In accordance with this decision, they returned to their new homes, resumed their habits of agriculture, and for a time all was quiet and peaceful; but their example was soon felt among the slaves of Arkansas, and of the surrounding Indian tribes. Nor is it to be supposed that the holders of slaves in any State of the Union, would be willing to admit that so large a body of servants could, by any effort, separate from their masters, for a century and a half maintain their liberty, and after so much effort to reënslave them, be permitted to enjoy liberty in peace.

Hundreds of them had been seized in Florida and enslaved. The laws of slave States presumed every black person to be a slave; and it was evident, that if they could once be subjected to the will of some white man, the laws of Arkansas would enable him to hold them in bondage.[133]

An individual, a slave-dealer, appeared among the Creeks and offered to pay them one hundred dollars for each Exile they would seize and deliver to him; he stipulating to take all risk of title.[134]

1849.

This temptation was too great for the integrity of the Creeks, who were smarting under their disappointment, and the defeat of their long cherished schemes, of reënslaving the Exiles. Some two hundred Creek warriors collected together, armed themselves, and, making a sudden descent upon the Exiles, seized such as they could lay their hands upon. The men and most of the women and children fled; but those who had arms collected, and presenting themselves between their brethren and the Creeks who were pursuing them, prepared to defend themselves and friends.[135] The Creeks, unwilling to encounter the danger which threatened them, ceased from further pursuit, but, turning back, dragged their frightened victims, who had been already captured, to the Creek villages, and delivered them over to the slave-dealer, who paid them the stipulated price.

1850.

The Seminole Agent, learning the outrage, at once repaired to the nearest Judge in Arkansas, and obtained a writ of habeas corpus. The Exiles were brought before him in obedience to the command of the writ, and a hearing was had. The Agent showed the action of General Jessup; the sanction of the capitulation of March, 1837, by the Executive; the opinion of the Attorney General, and action of the President, deciding the Exiles to be free, and in all respects entitled to their liberty. But the Judge decided that the Creeks had obtained title by virtue of their contract with General Jessup; that neither General Jessup, nor the President, had power to emancipate the Exiles, even in time of war; that the Attorney General had misunderstood the law; that the title of the Creek Indians was legal and perfect; and they, having sold them to the claimant, his title must be good and perfect.[136]

No sooner was the decision announced, than the manacled victims were hurried from their friends and the scenes of such transcendent crimes and guilt. They were placed on board a steamboat, and carried to New Orleans. There they were sold to different purchasers, taken to different estates, and mingling with the tide of human victims who are septennially murdered upon the cotton and sugar plantations of that State, they now rest in their quiet graves, or perhaps have shared the more unhappy fate of living and suffering tortures incomparably worse than death.

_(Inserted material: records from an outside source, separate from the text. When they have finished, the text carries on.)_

struct EpiGated {
  typedef GatherPlain Gather;
  __device__ Gather gather(const double *x) const { return Gather{x}; }
  double        *y;
  const MpgpCtl *S;
  int            phase;
  struct Acc {};
  __device__ bool active() const
  {
    if (S->reason != 0) return false;
    return phase == 0 ? true : (S->step == 'e' || S->init);
  }
  __device__ bool reverse() const { return false; }
  __device__ void init(Acc &) const {}
  __device__ void row(int r, double ax, Acc &) const { y[r] = ax; }
  struct Pre {};
  __device__ Pre preload(int) const { return Pre{}; }
  __device__ void row_p(int r, double ax, const Pre &, Acc &a) const { row(r, ax, a); }
  struct Pre2 {};
  __device__ Pre2 preload2(int) const { return Pre2{}; }
  __device__ void row2_p(int r, double a0, double a1, const Pre2 &, Acc &a) const
  {
    row(r, a0, a);
    row(r + 1, a1, a);
  }
  bool pair_ok() const { return true; }
  __device__ void finalize(Acc &) const {}
  __host__ __device__ int  nvec() const { return 0; }
  __host__ __device__ const double *vsrc(int) const { return nullptr; }
  int nvec_host() const { return nvec(); }
  const double *vsrc_host(int i) const { return vsrc(i); }
  __device__ void row_s(int r, uint32_t, double ax, Acc &a) const { row(r, ax, a); }
};

struct AccRed {
  double v[PB_NRED];
  int    halo_ok;
};

struct GhostRet {
  double ax;
  int    ok;
};
__device__ __noinline__ GhostRet ghost_slow(const GhostMerge &gm, int r, double ax, int halo_ok)
{
  GhostRet  out{ax, halo_ok};
  const int k = __ldg(gm.row_map + (r < gm.lo ? r : r - gm.hi + gm.lo));
  if (k < 0) return out;
  if (!halo_ok) {
    for (int q = 0; q < gm.nflags; q++) wait_flag(gm.flags + (size_t)q * PB_FLAG_STRIDE, gm.seq);
    out.ok = 1;
  }
  const int e0 = __ldg(gm.oia + k), e1 = __ldg(gm.oia + k + 1);
  for (int e = e0; e < e1; e++) out.ax += __ldg(gm.oa + e) * __ldcg(gm.ghost + __ldg(gm.oja + e));
  return out;
}
__device__ __forceinline__ double ghost_apply(const GhostMerge &gm, int r, double ax, int &halo_ok)
{
  if (gm.row_map == nullptr || (r >= gm.lo && r < gm.hi)) return ax;
  const GhostRet g = ghost_slow(gm, r, ax, halo_ok);
  halo_ok = g.ok;
  return g.ax;
}

template <int MODE, bool GHOST>
struct EpiAT {
  typedef GatherPlain Gather;
  __device__ Gather gather(const double *x) const { return Gather{x}; }
  const double        *p, *x;
  double              *Ap;
  BoxDev               bx;
  const double        *B;
  int                  m, n;
  const MpgpCtl       *S;
  RedBuf               rb;
  GhostMerge           gm;
  typedef AccRed       Acc;
  __device__ bool active() const { return S->reason == 0; }
  __device__ bool reverse() const { return S->sweep != 0; }
  __device__ void init(Acc &a) const
  {
#pragma unroll
    for (int k = 0; k < PB_NRED; k++) a.v[k] = 0.0;
    a.v[RA_FEAS] = HUGE_VAL;
    a.halo_ok    = 0;
  }
  __device__ void row(int r, double ax, Acc &a) const
  {
    if constexpr (GHOST) ax = ghost_apply(gm, r, ax, a.halo_ok);
    Ap[r] = ax;
    const double pr = __ldg(p + r);
    a.v[RA_PAP] += pr * ax;
    if constexpr (MODE != 0) {
      BoxVal b;
      b.has_lb = true;
      b.has_ub = (MODE == 2);
      b.lb     = __ldg(bx.lb + r);
      b.ub     = (MODE == 2) ? __ldg(bx.ub + r) : 0.0;
      a.v[RA_FEAS] = box_feas_lazy(__ldg(x + r), pr, b, a.v[RA_FEAS]);
    } else {
#pragma unroll
      for (int j = 0; j < PB_MAXEQ; j++)
        if (j < m) a.v[RA_BP + j] += B[(size_t)j * n + r] * pr;
      a.v[RA_FEAS] = box_feas_lazy(x[r], pr, load_box(bx, r), a.v[RA_FEAS]);
    }
  }
  struct Pre {
    double p, x, lb, ub;
  };
  __device__ Pre preload(int r) const
  {
    Pre q;
    q.p  = __ldg(p + r);
    q.x  = __ldg(x + r);
    q.lb = (MODE != 0 || bx.lb) ? __ldg(bx.lb + r) : 0.0;
    q.ub = (MODE == 2 || (MODE == 0 && bx.ub)) ? __ldg(bx.ub + r) : 0.0;
    return q;
  }
  __device__ void row_p(int r, double ax, const Pre &q, Acc &a) const
  {
    if constexpr (GHOST) ax = ghost_apply(gm, r, ax, a.halo_ok);
    Ap[r] = ax;
    a.v[RA_PAP] += q.p * ax;
    BoxVal b;
    b.has_lb = (MODE != 0) || bx.lb != nullptr;
    b.has_ub = (MODE == 2) || (MODE == 0 && bx.ub != nullptr);
    b.lb     = q.lb;
    b.ub     = q.ub;
    if constexpr (MODE == 0) {
#pragma unroll
      for (int j = 0; j < PB_MAXEQ; j++)
        if (j < m) a.v[RA_BP + j] += B[(size_t)j * n + r] * q.p;
    }
    a.v[RA_FEAS] = box_feas_lazy(q.x, q.p, b, a.v[RA_FEAS]);
  }
  struct Pre2 {
    double2 p, x, lb, ub;
  };
  __device__ Pre2 preload2(int r) const
  {
    Pre2 q;
    q.p  = __ldg(reinterpret_cast<const double2 *>(p + r));
    q.x  = __ldg(reinterpret_cast<const double2 *>(x + r));
    q.lb = (MODE != 0 || bx.lb) ? __ldg(reinterpret_cast<const double2 *>(bx.lb + r)) : make_double2(0.0, 0.0);
    q.ub = (MODE == 2 || (MODE == 0 && bx.ub)) ? __ldg(reinterpret_cast<const double2 *>(bx.ub + r)) : make_double2(0.0, 0.0);
    return q;
  }
  __device__ void row2_p(int r, double a0, double a1, const Pre2 &q, Acc &a) const
  {
    if constexpr (GHOST) {
      a0 = ghost_apply(gm, r, a0, a.halo_ok);
      a1 = ghost_apply(gm, r + 1, a1, a.halo_ok);
    }
    *reinterpret_cast<double2 *>(Ap + r) = make_double2(a0, a1);
    a.v[RA_PAP] += q.p.x * a0;
    a.v[RA_PAP] += q.p.y * a1;
    BoxVal b0, b1;
    b0.has_lb = b1.has_lb = (MODE != 0) || bx.lb != nullptr;
    b0.has_ub = b1.has_ub = (MODE == 2) || (MODE == 0 && bx.ub != nullptr);
    b0.lb = q.lb.x; b1.lb = q.lb.y;
    b0.ub = q.ub.x; b1.ub = q.ub.y;
    if constexpr (MODE == 0) {
#pragma unroll
      for (int j = 0; j < PB_MAXEQ; j++)
        if (j < m) {
          a.v[RA_BP + j] += B[(size_t)j * n + r] * q.p.x;
          a.v[RA_BP + j] += B[(size_t)j * n + r + 1] * q.p.y;
        }
    }
    a.v[RA_FEAS] = box_feas_lazy(q.x.x, q.p.x, b0, a.v[RA_FEAS]);
    a.v[RA_FEAS] = box_feas_lazy(q.x.y, q.p.y, b1, a.v[RA_FEAS]);
  }
  bool pair_ok() const { return aligned16(p) && aligned16(x) && aligned16(Ap) && aligned16(bx.lb) && aligned16(bx.ub); }
  __device__ void finalize(Acc &a) const { grid_reduce8<(1 << RA_FEAS)>(a.v, rb, nullptr); }
  __host__ __device__ int nvec() const { return 2 + (bx.lb ? 1 : 0) + (bx.ub ? 1 : 0) + m; }
  int nvec_host() const { return nvec(); }
  const double *vsrc_host(int i) const { return vsrc(i); }
  __host__ __device__ const double *vsrc(int i) const
  {
    if (i == 0) return p;
    if (i == 1) return x;
    int k = 2;
    if (bx.lb) {
      if (i == k) return bx.lb;
      k++;
    }
    if (bx.ub) {
      if (i == k) return bx.ub;
      k++;
    }
    return B + (size_t)(i - k) * n;
  }
  __device__ void row_s(int r, uint32_t va, double ax, Acc &a) const
  {
    if constexpr (GHOST) ax = ghost_apply(gm, r, ax, a.halo_ok);
    Ap[r] = ax;
    const double pr = lds_f64(va);
    a.v[RA_PAP] += pr * ax;
    const double xr = lds_f64(va + TR * 8);
    if constexpr (MODE != 0) {
      BoxVal b;
      b.has_lb = true;
      b.has_ub = (MODE == 2);
      b.lb     = lds_f64(va + 2 * TR * 8);
      b.ub     = (MODE == 2) ? lds_f64(va + 3 * TR * 8) : 0.0;
      a.v[RA_FEAS] = box_feas_lazy(xr, pr, b, a.v[RA_FEAS]);
    } else {
      BoxVal   b;
      uint32_t k = 2;
      b.has_lb = bx.lb != nullptr;
      b.has_ub = bx.ub != nullptr;
      b.lb     = b.has_lb ? lds_f64(va + (k++) * TR * 8) : 0.0;
      b.ub     = b.has_ub ? lds_f64(va + (k++) * TR * 8) : 0.0;
#pragma unroll
      for (int j = 0; j < PB_MAXEQ; j++)
        if (j < m) a.v[RA_BP + j] += lds_f64(va + (k + j) * TR * 8) * pr;
      a.v[RA_FEAS] = box_feas_lazy(xr, pr, b, a.v[RA_FEAS]);
    }
  }
};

The year 1850 was distinguished by a succession of triumphs on the part of the slave power. While the President and his Cabinet, and members of the Senate and of the House of Representatives, were seeking the passage of the Fugitive Slave Law; while slaveholders and their northern allies appeared to be aroused in favor of oppression within the States of our Union, their savage coadjutors of the Indian territory were equally active.

There yet remained some hundreds of Exiles in that far-distant territory unsubdued, and enjoying liberty. They had witnessed the duplicity, the treachery of our Government often repeated, toward themselves and their friends—they had, most of them, been born in freedom—they had grown to manhood, had become aged amidst persecutions, dangers and death—they had experienced the constant and repeated violations of our national faith: its perfidy was no longer disguised; if they remained, death or slavery would constitute their only alternative. One, and only one, mode of avoiding such a fate remained—that was, to leave the territory, the jurisdiction of the United States, and flee beyond its power and influence.